[Collected data entries]
template <int MODE, int NMAX, bool WIDE>
__global__ void __launch_bounds__(CHAIN_THREADS, 1) rows_chain_kernel(const __grid_constant__ HcParams p) {
  constexpr bool kChain = NMAX <= 128;
  constexpr bool kStage = ChainRing<MODE, NMAX>::STG > 0;
  constexpr int NB = NMAX / 16;
  using Ring = ChainRing<MODE, NMAX>;
  constexpr int NST = Ring::NST, STAGE_BYTES = Ring::STAGE, A_NST = Ring::A_NST;
  extern __shared__ __align__(1024) uint8_t smem[];
  uint8_t* aring = smem + NST * STAGE_BYTES;
  uint8_t* stage_out = aring + A_NST * A_STAGE_BYTES;
  float* sbias = reinterpret_cast<float*>(stage_out + Ring::STG);
  uint64_t* bars = reinterpret_cast<uint64_t*>(stage_out + Ring::STG + Ring::BIAS);
  const uint32_t full = smem_u32(bars), empty = smem_u32(bars + NST);
  const uint32_t afull = smem_u32(bars + 2 * NST), aempty = smem_u32(bars + 2 * NST + A_NST);
  const uint32_t rfull = smem_u32(bars + 2 * NST + 2 * A_NST);
  const int warp = threadIdx.x >> 5, lane = threadIdx.x & 31;
  if (threadIdx.x == 0) {
    for (int i = 0; i < NST; ++i) { mbar_init(full + 8 * i, 1); mbar_init(empty + 8 * i, 8); }
    for (int i = 0; i < A_NST; ++i) { mbar_init(afull + 8 * i, 1); mbar_init(aempty + 8 * i, 8); }
    for (int i = 0; i < 2; ++i) mbar_init(rfull + 8 * i, 1);
    fence_barrier_init();
  }
  __syncthreads();
  const int L = p.n_layers;
  const int64_t ntiles = (p.V + TILE_M - 1) / TILE_M;

  if (warp >= 8) {
    setmaxnreg_dec<40>();
    if (warp == 9 && lane == 0) {
      const int K0 = p.layer[0].K, nst0 = (K0 + KC - 1) / KC;
      uint32_t s = 0, ph = 0;
      for (int64_t tile = blockIdx.x; tile < ntiles; tile += gridDim.x)
        for (int c = 0; c < nst0; ++c) {
          const int nbox = c * KC + 8 < K0 ? 2 : 1;
          mbar_wait(aempty + 8 * s, ph ^ 1);
          mbar_arrive_expect_tx(afull + 8 * s, (uint32_t)(nbox * A_BOX_BYTES));
          for (int h = 0; h < nbox; ++h) {
            int kc = c * KC + 8 * h, sidx = 0;
            while (sidx + 1 < p.src.nsrc && kc >= p.src.width[sidx]) { kc -= p.src.width[sidx]; ++sidx; }
            tma_tile_2d_g2s(smem_u32(aring + s * A_STAGE_BYTES + h * A_BOX_BYTES), &p.amap[sidx], kc,
                            (int)(tile * TILE_M), afull + 8 * s);
          }
          if (++s == A_NST) { s = 0; ph ^= 1; }
        }
    }
    if (warp == 8 && lane == 0) {
      uint32_t s = 0, ph = 0;
      for (int64_t tile = blockIdx.x; tile < ntiles; tile += gridDim.x)
        for (int l = 0; l < L; ++l) {
          const HcLayer& Lr = p.layer[l];
          const int nst = (Lr.K + KC - 1) / KC;
          const int64_t sstride = stage_stride(Lr.N);
          const uint32_t bytes = (uint32_t)(MODE == MODE_TF32X3 ? sstride : (MODE == MODE_TF32 ? sstride / 2 : sstride / 4));
          const char* w = reinterpret_cast<const char*>(Lr.wpack);
          if (l == 0 && p.tile_group) w += (int64_t)__ldg(p.tile_group + tile) * p.group_stride * 4;
          for (int c = 0; c < nst; ++c) {
            mbar_wait(empty + 8 * s, ph ^ 1);
            mbar_arrive_expect_tx(full + 8 * s, bytes);
            tma_bulk_g2s(smem_u32(smem + s * STAGE_BYTES), w + c * sstride, bytes, full + 8 * s);
            if (++s == NST) { s = 0; ph ^= 1; }
          }
        }
    }
    return;
  }

  setmaxnreg_inc<232>();
  for (int l = 0; l < L; ++l) {
    const HcLayer& Lr = p.layer[l];
    if (!Lr.bias) continue;
    for (int n = threadIdx.x; n < Lr.N; n += 256) sbias[l * NMAX + n] = __ldg(Lr.bias + n);
  }
  named_bar_sync(1, 256);
  const int g = lane >> 2, t = lane & 3;
  const int rloc = (warp >> 2) * 64 + (warp & 3) * 16 + g;
  const int wg = warp >> 2;
  const bool elected = (threadIdx.x & 127) == 0;
  auto stg_box = [&](int b) { return reinterpret_cast<float*>(stage_out) + (wg * NMAX + 8 * b) * OUT_ROWS; };
  float acc[NB * 8];
  float act[kChain ? NB * 8 : 1];
  uint32_t s = 0, ph = 0, as = 0, aph = 0, rph = 0;

  for (int64_t tile = blockIdx.x; tile < ntiles; tile += gridDim.x) {
    const int64_t r0 = tile * TILE_M + rloc, r1 = r0 + 8;
    const bool ok0 = r0 < p.V, ok1 = r1 < p.V;
    const int row0 = (int)(tile * TILE_M) + wg * OUT_ROWS;
    for (int l = 0; l < L; ++l) {
      const HcLayer& Lr = p.layer[l];
      const int N = WIDE ? NMAX : Lr.N, nb = N / 16;
      const int K = (WIDE && l > 0) ? NMAX : Lr.K, nst = (K + KC - 1) / KC;
      const uint32_t lbo = (uint32_t)N * 16;
      int prev = -1;
      if constexpr (kStage) {
        if (Lr.residual && elected) {
          bulk_wait_read<0>();
          if (row0 < p.V) {
            mbar_arrive_expect_tx(rfull + 8 * wg, (uint32_t)(Lr.N / 8 * OUT_BOX_BYTES));
            for (int b = 0; b < Lr.N / 8; ++b)
              tma_tile_2d_g2s(smem_u32(stg_box(b)), &p.rmap[l], 8 * b, row0, rfull + 8 * wg);
          } else {
            mbar_arrive(rfull + 8 * wg);
          }
        }
      }
      auto prefetch_rows = [&](const float* base, int64_t ld) {
#pragma unroll
        for (int h = 0; h < 2; ++h) {
          if (!(h ? ok1 : ok0)) continue;
          const char* row = reinterpret_cast<const char*>(base + (h ? r1 : r0) * ld);
          for (int b = 128 * t; b < N * 4; b += 512) prefetch_l2(row + b);
          if (t == 0) prefetch_l2(row + N * 4 - 4);
        }
      };
      if (!kStage && Lr.residual) prefetch_rows(Lr.residual, Lr.ld_res);
      if (Lr.emul) prefetch_rows(Lr.emul, N);
      if (Lr.relu_mask) prefetch_rows(Lr.relu_mask, N);
      auto stage = [&](int c, const float2* q, bool two) {
        mbar_wait(full + 8 * s, ph);
        constexpr int SLICES = MODE == MODE_BF16 ? 1 : 2;
        uint32_t ah[2][4], al[2][4];
        if constexpr (MODE == MODE_BF16) {
          const float x[8] = {q[0].x, q[0].y, q[1].x, q[1].y, q[2].x, q[2].y, q[3].x, q[3].y};
          frag_bf16(x, ah[0]);
        } else {
#pragma unroll
          for (int ks = 0; ks < 2; ++ks) {
            const float2 u = q[2 * ks], v = q[2 * ks + 1];
            const float x[4] = {u.x, v.x, u.y, v.y};
            frag_tf32(x, ah[ks], al[ks]);
          }
        }
        const uint32_t sb = smem_u32(smem + s * STAGE_BYTES);
        wgmma_fence();
#pragma unroll
        for (int ks = 0; ks < SLICES; ++ks) {
          if (ks == 1 && !two) break;
          const uint32_t acc0 = (c > 0 || ks > 0) ? 1u : 0u;
          const uint32_t base = sb + ks * 2 * lbo;
          if constexpr (WIDE) {
            mma_step<MODE, NMAX>(acc, ah[ks], al[ks], base, KC * N * 4, lbo, acc0);
          } else {
#pragma unroll
            for (int j = 0; j < NB; ++j) {
              if (j >= nb) break;
              mma_step<MODE, 16>(acc + 8 * j, ah[ks], al[ks], base + j * 256, KC * N * 4, lbo, acc0);
            }
          }
        }
        wgmma_commit();
        if constexpr (WIDE && MODE != MODE_BF16) {
          wgmma_wait<0>();
          if (lane == 0) mbar_arrive(empty + 8 * s);
        } else {
          wgmma_wait<1>();
          if (prev >= 0 && lane == 0) mbar_arrive(empty + 8 * prev);
          prev = (int)s;
        }
        if (++s == NST) { s = 0; ph ^= 1; }
      };

      if (l == 0) {
        for (int c = 0; c < nst; ++c) {
          const bool two = c * KC + 8 < K;
          mbar_wait(afull + 8 * as, aph);
          const float* a = reinterpret_cast<const float*>(aring + as * A_STAGE_BYTES) + rloc * 8 + 2 * t;
          float2 q[4];
          q[0] = *reinterpret_cast<const float2*>(a);
          q[1] = *reinterpret_cast<const float2*>(a + 64);
          q[2] = q[3] = make_float2(0.f, 0.f);
          if (two) {
            q[2] = *reinterpret_cast<const float2*>(a + A_BOX_BYTES / 4);
            q[3] = *reinterpret_cast<const float2*>(a + A_BOX_BYTES / 4 + 64);
          }
          stage(c, q, two);
          fence_proxy_async();
          __syncwarp();
          if (lane == 0) mbar_arrive(aempty + 8 * as);
          if (++as == A_NST) { as = 0; aph ^= 1; }
        }
      } else if constexpr (kChain) {
#pragma unroll
        for (int c = 0; c < NB; ++c) {
          if (c >= nst) break;
          const float2 q[4] = {make_float2(act[8 * c], act[8 * c + 1]), make_float2(act[8 * c + 2], act[8 * c + 3]),
                               make_float2(act[8 * c + 4], act[8 * c + 5]), make_float2(act[8 * c + 6], act[8 * c + 7])};
          stage(c, q, WIDE || c * KC + 8 < K);
        }
      }
      wgmma_wait<0>();
#pragma unroll
      for (int j = 0; j < NB; ++j) fence_acc8(acc + 8 * j);
      if (prev >= 0 && lane == 0) mbar_arrive(empty + 8 * prev);

      const bool last = l + 1 == L;
      const bool head = last && p.head_w != nullptr;
      const bool keep_act = !last && p.layer[l + 1].sibling;
      const float rs0 = (Lr.row_scale && ok0) ? __ldg(Lr.row_scale + r0) : 1.f;
      const float rs1 = (Lr.row_scale && ok1) ? __ldg(Lr.row_scale + r1) : 1.f;
      float hp0[kChain ? 1 : 8], hp1[kChain ? 1 : 8];
#pragma unroll
      for (int o = 0; o < (kChain ? 1 : 8); ++o) hp0[o] = hp1[o] = 0.f;
      if constexpr (kStage) {
        if (Lr.residual) {
          if (elected) mbar_wait(rfull + 8 * wg, rph);
          rph ^= 1;
          named_bar_sync(2 + wg, 128);
        } else if (Lr.out) {
          if (elected) bulk_wait_read<0>();
          named_bar_sync(2 + wg, 128);
        }
      }
      const int nb_epi = Lr.N / 16;
#pragma unroll
      for (int j = 0; j < NB; ++j) {
        if (j >= nb_epi) break;
#pragma unroll
        for (int h = 0; h < 2; ++h) {
          const int col = 16 * j + 8 * h + 2 * t;
          float* d = acc + 8 * j + 4 * h;
          float2 v0 = make_float2(d[0], d[1]), v1 = make_float2(d[2], d[3]);
          if (Lr.bias) {
            const float2 b = *reinterpret_cast<const float2*>(sbias + l * NMAX + col);
            const float b0 = b.x, b1 = b.y;
            v0.x += b0; v0.y += b1; v1.x += b0; v1.y += b1;
          }
          if (Lr.relu) {
            v0.x = fmaxf(v0.x, 0.f); v0.y = fmaxf(v0.y, 0.f); v1.x = fmaxf(v1.x, 0.f); v1.y = fmaxf(v1.y, 0.f);
          }
          if (Lr.emul) {
            if (ok0) { const float2 e = __ldg(reinterpret_cast<const float2*>(Lr.emul + r0 * N + col)); v0.x *= e.x; v0.y *= e.y; }
            if (ok1) { const float2 e = __ldg(reinterpret_cast<const float2*>(Lr.emul + r1 * N + col)); v1.x *= e.x; v1.y *= e.y; }
          }
          if (Lr.relu_mask) {
            if (ok0) {
              const float2 m = __ldg(reinterpret_cast<const float2*>(Lr.relu_mask + r0 * N + col));
              v0.x = m.x > 0.f ? v0.x : 0.f; v0.y = m.y > 0.f ? v0.y : 0.f;
            }
            if (ok1) {
              const float2 m = __ldg(reinterpret_cast<const float2*>(Lr.relu_mask + r1 * N + col));
              v1.x = m.x > 0.f ? v1.x : 0.f; v1.y = m.y > 0.f ? v1.y : 0.f;
            }
          }
          if (Lr.row_scale) { v0.x *= rs0; v0.y *= rs0; v1.x *= rs1; v1.y *= rs1; }
          if constexpr (kStage) {
            float* so = stg_box(2 * j + h) + ((warp & 3) * 16 + g) * 8 + 2 * t;
            if (Lr.residual) {
              const float2 ra = *reinterpret_cast<const float2*>(so), rb = *reinterpret_cast<const float2*>(so + 64);
              v0.x = fmaf(Lr.res_scale, ra.x, v0.x); v0.y = fmaf(Lr.res_scale, ra.y, v0.y);
              v1.x = fmaf(Lr.res_scale, rb.x, v1.x); v1.y = fmaf(Lr.res_scale, rb.y, v1.y);
            }
            if (Lr.out) {
              *reinterpret_cast<float2*>(so) = v0;
              *reinterpret_cast<float2*>(so + 64) = v1;
            }
          } else {
            if (Lr.residual) {
              if (ok0) {
                const float2 r = __ldg(reinterpret_cast<const float2*>(Lr.residual + r0 * Lr.ld_res + col));
                v0.x = fmaf(Lr.res_scale, r.x, v0.x); v0.y = fmaf(Lr.res_scale, r.y, v0.y);
              }
              if (ok1) {
                const float2 r = __ldg(reinterpret_cast<const float2*>(Lr.residual + r1 * Lr.ld_res + col));
                v1.x = fmaf(Lr.res_scale, r.x, v1.x); v1.y = fmaf(Lr.res_scale, r.y, v1.y);
              }
            }
            if (Lr.out) {
              if (ok0) *reinterpret_cast<float2*>(Lr.out + r0 * Lr.ld_out + col) = v0;
              if (ok1) *reinterpret_cast<float2*>(Lr.out + r1 * Lr.ld_out + col) = v1;
            }
          }
          if constexpr (kChain) {
            if (!keep_act) {
              act[8 * j + 4 * h] = v0.x; act[8 * j + 4 * h + 1] = v0.y;
              act[8 * j + 4 * h + 2] = v1.x; act[8 * j + 4 * h + 3] = v1.y;
            }
          }
          if (!kChain && head) {
#pragma unroll
            for (int o = 0; o < (kChain ? 1 : 8); ++o) {
              if (o >= p.head_n) break;
              const float2 w = __ldg(reinterpret_cast<const float2*>(p.head_w + (int64_t)o * N + col));
              hp0[o] = fmaf(w.y, v0.y, fmaf(w.x, v0.x, hp0[o]));
              hp1[o] = fmaf(w.y, v1.y, fmaf(w.x, v1.x, hp1[o]));
            }
          }
        }
      }
      if constexpr (kStage) {
        if (Lr.out || Lr.residual) {
          fence_proxy_async();
          named_bar_sync(2 + wg, 128);
          if (Lr.out && elected && row0 < p.V) {
            for (int b = 0; b < Lr.N / 8; ++b)
              tma_tile_2d_s2g(&p.omap[l], 8 * b, row0, smem_u32(stg_box(b)));
            bulk_commit();
            if (tile + gridDim.x >= ntiles) bulk_wait<0>();
          }
        }
      }
      if (head) {
        auto head_store = [&](int o, float a0, float a1) {
          a0 += __shfl_xor_sync(0xffffffffu, a0, 1);
          a0 += __shfl_xor_sync(0xffffffffu, a0, 2);
          a1 += __shfl_xor_sync(0xffffffffu, a1, 1);
          a1 += __shfl_xor_sync(0xffffffffu, a1, 2);
          const float b = p.head_b ? __ldg(p.head_b + o) : 0.f;
          if (t == 0 && ok0) p.head_out[r0 * p.ld_head_out + o] = a0 + b;
          if (t == 0 && ok1) p.head_out[r1 * p.ld_head_out + o] = a1 + b;
        };
        if constexpr (kChain) {
#pragma unroll 1
          for (int o = 0; o < p.head_n; ++o) {
            float a0 = 0.f, a1 = 0.f;
#pragma unroll
            for (int j = 0; j < NB; ++j) {
              if (j >= nb) break;
#pragma unroll
              for (int h = 0; h < 2; ++h) {
                const float* v = act + 8 * j + 4 * h;
                const float2 w = __ldg(reinterpret_cast<const float2*>(p.head_w + (int64_t)o * N + 16 * j + 8 * h + 2 * t));
                a0 = fmaf(w.y, v[1], fmaf(w.x, v[0], a0));
                a1 = fmaf(w.y, v[3], fmaf(w.x, v[2], a1));
              }
            }
            head_store(o, a0, a1);
          }
        } else {
#pragma unroll
          for (int o = 0; o < (kChain ? 1 : 8); ++o) {
            if (o >= p.head_n) break;
            head_store(o, hp0[o], hp1[o]);
          }
        }
      }
    }
  }
}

**Prompt:**
Going down from the first line of the entries above, restate each line word for word until the line holding "const int L = p.n_layers;" is done.

**Answer for this exercise:**
template <int MODE, int NMAX, bool WIDE>
__global__ void __launch_bounds__(CHAIN_THREADS, 1) rows_chain_kernel(const __grid_constant__ HcParams p) {
  constexpr bool kChain = NMAX <= 128;
  constexpr bool kStage = ChainRing<MODE, NMAX>::STG > 0;
  constexpr int NB = NMAX / 16;
  using Ring = ChainRing<MODE, NMAX>;
  constexpr int NST = Ring::NST, STAGE_BYTES = Ring::STAGE, A_NST = Ring::A_NST;
  extern __shared__ __align__(1024) uint8_t smem[];
  uint8_t* aring = smem + NST * STAGE_BYTES;
  uint8_t* stage_out = aring + A_NST * A_STAGE_BYTES;
  float* sbias = reinterpret_cast<float*>(stage_out + Ring::STG);
  uint64_t* bars = reinterpret_cast<uint64_t*>(stage_out + Ring::STG + Ring::BIAS);
  const uint32_t full = smem_u32(bars), empty = smem_u32(bars + NST);
  const uint32_t afull = smem_u32(bars + 2 * NST), aempty = smem_u32(bars + 2 * NST + A_NST);
  const uint32_t rfull = smem_u32(bars + 2 * NST + 2 * A_NST);
  const int warp = threadIdx.x >> 5, lane = threadIdx.x & 31;
  if (threadIdx.x == 0) {
    for (int i = 0; i < NST; ++i) { mbar_init(full + 8 * i, 1); mbar_init(empty + 8 * i, 8); }
    for (int i = 0; i < A_NST; ++i) { mbar_init(afull + 8 * i, 1); mbar_init(aempty + 8 * i, 8); }
    for (int i = 0; i < 2; ++i) mbar_init(rfull + 8 * i, 1);
    fence_barrier_init();
  }
  __syncthreads();
  const int L = p.n_layers;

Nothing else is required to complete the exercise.